■ Task requirements
From the data below, repeat exactly the lines from the line with "const int r = r0 + rr;" to the line with "const int r = r0 + tid;", both included.
===== Extracted data =====
-  for (int i = tid; i < DET_TILE_ROWS * ncol; i += DET_TILE_ROWS) {
+  for (int i = tid; i < DET_TILE_ROWS * ncol; i += DET_STATS_THREADS) {
     const int rr = i / ncol, cc = i - rr * ncol;
     const int r = r0 + rr;
     tile[rr * pitch + cc] = r < rows ? cls_logits[(size_t)r * ld_cls + cc] : 0.f;
   }
   __syncthreads();
+  if (tid < DET_TILE_ROWS) {
+    const float* lg = tile + tid * pitch;
+    float mx = -INFINITY;
+    for (int k = 0; k <= K; ++k) { float v = lg[k]; mx = v > mx ? v : mx; }
+    s_mx[tid] = mx;
+  }
+  __syncthreads();
+  for (int i = tid; i < DET_TILE_ROWS * ncol; i += DET_STATS_THREADS) {
+    const int rr = i / ncol, cc = i - rr * ncol;
+    tile[rr * pitch + cc] = expf(tile[rr * pitch + cc] - s_mx[rr]);
+  }
+  __syncthreads();
   const int r = r0 + tid;
-  if (r >= rows) return;
-  const float* lg = tile + tid * pitch;
-  float mx = -INFINITY;
-  for (int k = 0; k <= K; ++k) { float v = lg[k]; mx = v > mx ? v : mx; }
+  if (tid >= DET_TILE_ROWS || r >= rows) return;
+  const float* ex = tile + tid * pitch;
   float sum = 0.f;
-  for (int k = 0; k <= K; ++k) sum += expf(lg[k] - mx);
+  for (int k = 0; k <= K; ++k) sum += ex[k];
   const float inv = 1.f / sum;
   int cnt = 0;
   unsigned long long m0 = 0, m1 = 0;
   for (int k = 0; k < K; ++k) {
-    const bool hit = expf(lg[k] - mx) * inv > score_thresh;
+    const bool hit = ex[k] * inv > score_thresh;
     cnt += hit ? 1 : 0;
     if (hit) { if (k < 64) m0 |= 1ull << k; else m1 |= 1ull << (k - 64); }
   }
-  st_mx[r] = mx; st_inv[r] = inv; st_cnt[r] = cnt;
+  st_mx[r] = s_mx[tid]; st_inv[r] = inv; st_cnt[r] = cnt;
   st_mask[2 * (size_t)r] = m0; st_mask[2 * (size_t)r + 1] = m1;
 }
 
@@ -776,12 +930,12 @@
   const long long rows = (long long)B * R;
   float* st_mx = nullptr; float* st_inv = nullptr; int* st_cnt = nullptr;
   unsigned long long* st_mask = nullptr;
-  if (K + 1 < DET_MAX_COLS && rows * 28 + 64 <= p.total - p.off_nms) {
+  if (!lvc_get_selection_fallback() && K + 1 < DET_MAX_COLS && rows * 28 + 64 <= p.total - p.off_nms) {
     st_mask = (unsigned long long*)(ws + p.off_nms);
     st_mx = (float*)(st_mask + 2 * rows);
     st_inv = st_mx + rows;
     st_cnt = (int*)(st_inv + rows);
-    hipLaunchKernelGGL(det_row_stats_kernel, dim3((unsigned)lvc_cdiv64(rows, DET_TILE_ROWS)), dim3(DET_TILE_ROWS), 0, st,
+    hipLaunchKernelGGL(det_row_stats_kernel, dim3((unsigned)lvc_cdiv64(rows, DET_TILE_ROWS)), dim3(DET_STATS_THREADS), 0, st,
                        cls_logits, ld_cls, K, (int)rows, score_thresh, st_mx, st_inv, st_cnt, st_mask);
     LVC_CHECK_LAUNCH();
   }
diff --git a/lvc_amd/csrc/nms.hip b/lvc_amd/csrc/nms.hip
--- a/lvc_amd/csrc/nms.hip
+++ b/lvc_amd/csrc/nms.hip
@@ -9,25 +9,10 @@
   return ~u;
 }
 
-template <int NPAD>
-__global__ __launch_bounds__(1024) void nms_prep_kernel(const float* __restrict__ boxes,
-                                                        const float* __restrict__ scores,
-                                                        const int* __restrict__ idxs,
-                                                        const int* __restrict__ counts, int Nmax,
-                                                        int* __restrict__ order,
-                                                        float* __restrict__ sboxes,
-                                                        int* __restrict__ sidx) {
-  extern __shared__ __attribute__((aligned(16))) unsigned char dsm[];
-  u64* keys = reinterpret_cast<u64*>(dsm);
-  __shared__ float red[16];
-  const int img = blockIdx.x;
+#define NMS_TILE 16384
+
+__device__ __forceinline__ float prep_max_plus_one(const float* __restrict__ bx, int n, float* red) {
   const int tid = threadIdx.x;
-  int n = counts ? counts[img] : Nmax;
-  if (n > Nmax) n = Nmax;
-  const float* bx = boxes + (size_t)img * Nmax * 4;
-  const float* sc = scores + (size_t)img * Nmax;
-  const int* ix = idxs ? idxs + (size_t)img * Nmax : nullptr;
-
   float m = -INFINITY;
   for (int i = tid; i < n * 4; i += 1024) {
     float v = bx[i];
=====
■ Task response
     const int r = r0 + rr;
     tile[rr * pitch + cc] = r < rows ? cls_logits[(size_t)r * ld_cls + cc] : 0.f;
   }
   __syncthreads();
+  if (tid < DET_TILE_ROWS) {
+    const float* lg = tile + tid * pitch;
+    float mx = -INFINITY;
+    for (int k = 0; k <= K; ++k) { float v = lg[k]; mx = v > mx ? v : mx; }
+    s_mx[tid] = mx;
+  }
+  __syncthreads();
+  for (int i = tid; i < DET_TILE_ROWS * ncol; i += DET_STATS_THREADS) {
+    const int rr = i / ncol, cc = i - rr * ncol;
+    tile[rr * pitch + cc] = expf(tile[rr * pitch + cc] - s_mx[rr]);
+  }
+  __syncthreads();
   const int r = r0 + tid;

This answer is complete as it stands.